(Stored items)
***

# dmalyuta/explicit_hybrid_mpc

Hardware: AMD Instinct MI355X
Metric: oracle LP solves/sec + final regions/sec, 4-state 2-input N=5 hybrid MPC (higher is better)
Workload: dtype f64

## Files before the change

explicit_hybrid_mpc_amd/build.py:

```python

import os
import shutil
import subprocess
from concurrent.futures import ThreadPoolExecutor

HERE = os.path.dirname(os.path.abspath(__file__))
SRC_DIR = os.path.join(HERE, 'csrc')
LIB_DIR = os.path.join(HERE, 'lib')
OBJ_DIR = os.path.join(LIB_DIR, 'obj')
LIB = os.path.join(LIB_DIR, 'libehmpc.so')
def _headers():
    hs = sorted(f for f in os.listdir(SRC_DIR) if f.endswith('.h'))
    return hs + [os.path.join('..', '..', 'include', 'ehmpc.h')]


HEADERS = _headers()
K2_NPS = (8, 12, 16, 20, 24, 28, 32)
K2_SLOTS = (1, 2, 3, 4)
K2Q_NPS = (8, 16, 24, 32)
KP_INSTANCES = tuple((d, e, sl) for (d, e) in ((12, 8), (16, 8), (16, 12), (20, 12), (20, 16),
                                                (24, 16), (24, 20), (28, 20), (28, 24), (32, 24),
                                                (32, 28)) for sl in (2, 3)) + \
    ((16, 12, 4), (28, 20, 4), (32, 24, 4))
KPM_INSTANCES = KP_INSTANCES
K3_RS = (2, 4)
MIDFIRST = '-DEHM_PERSIST_MIDFIRST=1'
FLAGS = ['--offload-arch=gfx950', '-O3', '-std=c++17', '-fPIC', '-Wno-unused-result',
         '-fvisibility=hidden', '-fvisibility-inlines-hidden']
FLAGS += os.environ.get('EHM_BUILD_FLAGS', '').split()
_TAG = os.environ.get('EHM_BUILD_TAG', '')
if _TAG:
    OBJ_DIR = os.path.join(LIB_DIR, 'obj_' + _TAG)
    LIB = os.path.join(LIB_DIR, 'libehmpc_%s.so' % _TAG)


def _hipcc():
    for cand in (os.environ.get('HIPCC'), shutil.which('hipcc'), '/opt/rocm/bin/hipcc'):
        if cand and os.path.exists(cand):
            return cand
    raise RuntimeError('hipcc not found: libehmpc.so cannot be built')


def _cxx():
    for cand in (os.environ.get('CXX'), shutil.which('g++'), shutil.which('c++')):
        if cand and os.path.exists(cand):
            return cand
    return _hipcc()


_INC_CACHE = {}


def _includes(path):
    path = os.path.normpath(path)
    if path in _INC_CACHE:
        return _INC_CACHE[path]
    _INC_CACHE[path] = found = set()
    try:
        text = open(path).read()
    except OSError:
        return found
    import re
    for inc in re.findall(r'^\s*#\s*include\s+"([^"]+)"', text, flags=re.M):
        dep = os.path.normpath(os.path.join(os.path.dirname(path), inc))
        if os.path.exists(dep):
            found.add(dep)
            found |= _includes(dep)
    return found


def _dep_mtime(src=None):
    if src is None:
        deps = [os.path.normpath(os.path.join(SRC_DIR, h)) for h in HEADERS]
    else:
        deps = list(_includes(src))
    deps += [__file__]
    return max(os.path.getmtime(d) for d in deps)


SEARCH_SRC = os.path.join(SRC_DIR, 'ehm_search.cpp')
SEARCH_OBJ = os.path.join(OBJ_DIR, 'ehm_search.o')
FRONTIER_SRC = os.path.join(SRC_DIR, 'ehm_frontier.cpp')
FRONTIER_OBJ = os.path.join(OBJ_DIR, 'ehm_frontier.o')
SEARCH_DEPS = [SEARCH_SRC, os.path.normpath(os.path.join(HERE, '..', 'include', 'ehm_search.h')),
               os.path.normpath(os.path.join(HERE, '..', 'include', 'ehmpc.h'))]
FRONTIER_DEPS = [FRONTIER_SRC,
                 os.path.normpath(os.path.join(HERE, '..', 'include', 'ehm_frontier.h'))] + \
    SEARCH_DEPS[1:]
HOST_OBJECTS = ((SEARCH_OBJ, SEARCH_SRC, SEARCH_DEPS), (FRONTIER_OBJ, FRONTIER_SRC, FRONTIER_DEPS))


def _objects():
    objs = [(os.path.join(OBJ_DIR, 'ehm_capi.o'), os.path.join(SRC_DIR, 'ehm_capi.hip'), []),
            (os.path.join(OBJ_DIR, 'ehm_explicit.o'), os.path.join(SRC_DIR, 'ehm_explicit.hip'),
             []),
            (os.path.join(OBJ_DIR, 'ehm_implicit.o'), os.path.join(SRC_DIR, 'ehm_implicit.hip'),
             [])]
    for np_ in K2_NPS:
        for sl in K2_SLOTS:
            objs.append((os.path.join(OBJ_DIR, 'ehm_k2_%d_%d.o' % (np_, sl)),
                         os.path.join(SRC_DIR, 'ehm_k2.hip'),
                         ['-DEHM_NP=%d' % np_, '-DEHM_SLOTS=%d' % sl, MIDFIRST]))
    for np_ in K2Q_NPS:
        for sl in K2_SLOTS:
            objs.append((os.path.join(OBJ_DIR, 'ehm_k2q_%d_%d.o' % (np_, sl)),
                         os.path.join(SRC_DIR, 'ehm_k2.hip'),
                         ['-DEHM_NP=%d' % np_, '-DEHM_SLOTS=%d' % sl, '-DEHM2_QUAD=1', MIDFIRST]))
    for npd, npe, sl in KP_INSTANCES:
        objs.append((os.path.join(OBJ_DIR, 'ehm_kp_%d_%d_%d.o' % (npd, npe, sl)),
                     os.path.join(SRC_DIR, 'ehm_kp.hip'),
                     ['-DEHM_NPD=%d' % npd, '-DEHM_NPE=%d' % npe, '-DEHM_SLOTS=%d' % sl]))
    for npd, npe, sl in KPM_INSTANCES:
        objs.append((os.path.join(OBJ_DIR, 'ehm_kpm_%d_%d_%d.o' % (npd, npe, sl)),
                     os.path.join(SRC_DIR, 'ehm_kp.hip'),
                     ['-DEHM_NPD=%d' % npd, '-DEHM_NPE=%d' % npe, '-DEHM_SLOTS=%d' % sl,
                      '-DEHM_PERSIST_MIDFIRST=1']))
    for rs in K3_RS:
        objs.append((os.path.join(OBJ_DIR, 'ehm_k3_%d.o' % rs),
                     os.path.join(SRC_DIR, 'ehm_k3.hip'),
                     ['-DEHM3_RS=%d' % rs, '-mllvm', '-pragma-unroll-threshold=200000']))
    objs.append((os.path.join(OBJ_DIR, 'ehm_k4.o'), os.path.join(SRC_DIR, 'ehm_k4.hip'), []))
    return objs
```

***

◆ WHAT YOU ARE ASKED TO DO ◆
Search the records for the string "dirname", and copy every line that holds it.

◆ OUTPUT ◆
HERE = os.path.dirname(os.path.abspath(__file__))
        dep = os.path.normpath(os.path.join(os.path.dirname(path), inc))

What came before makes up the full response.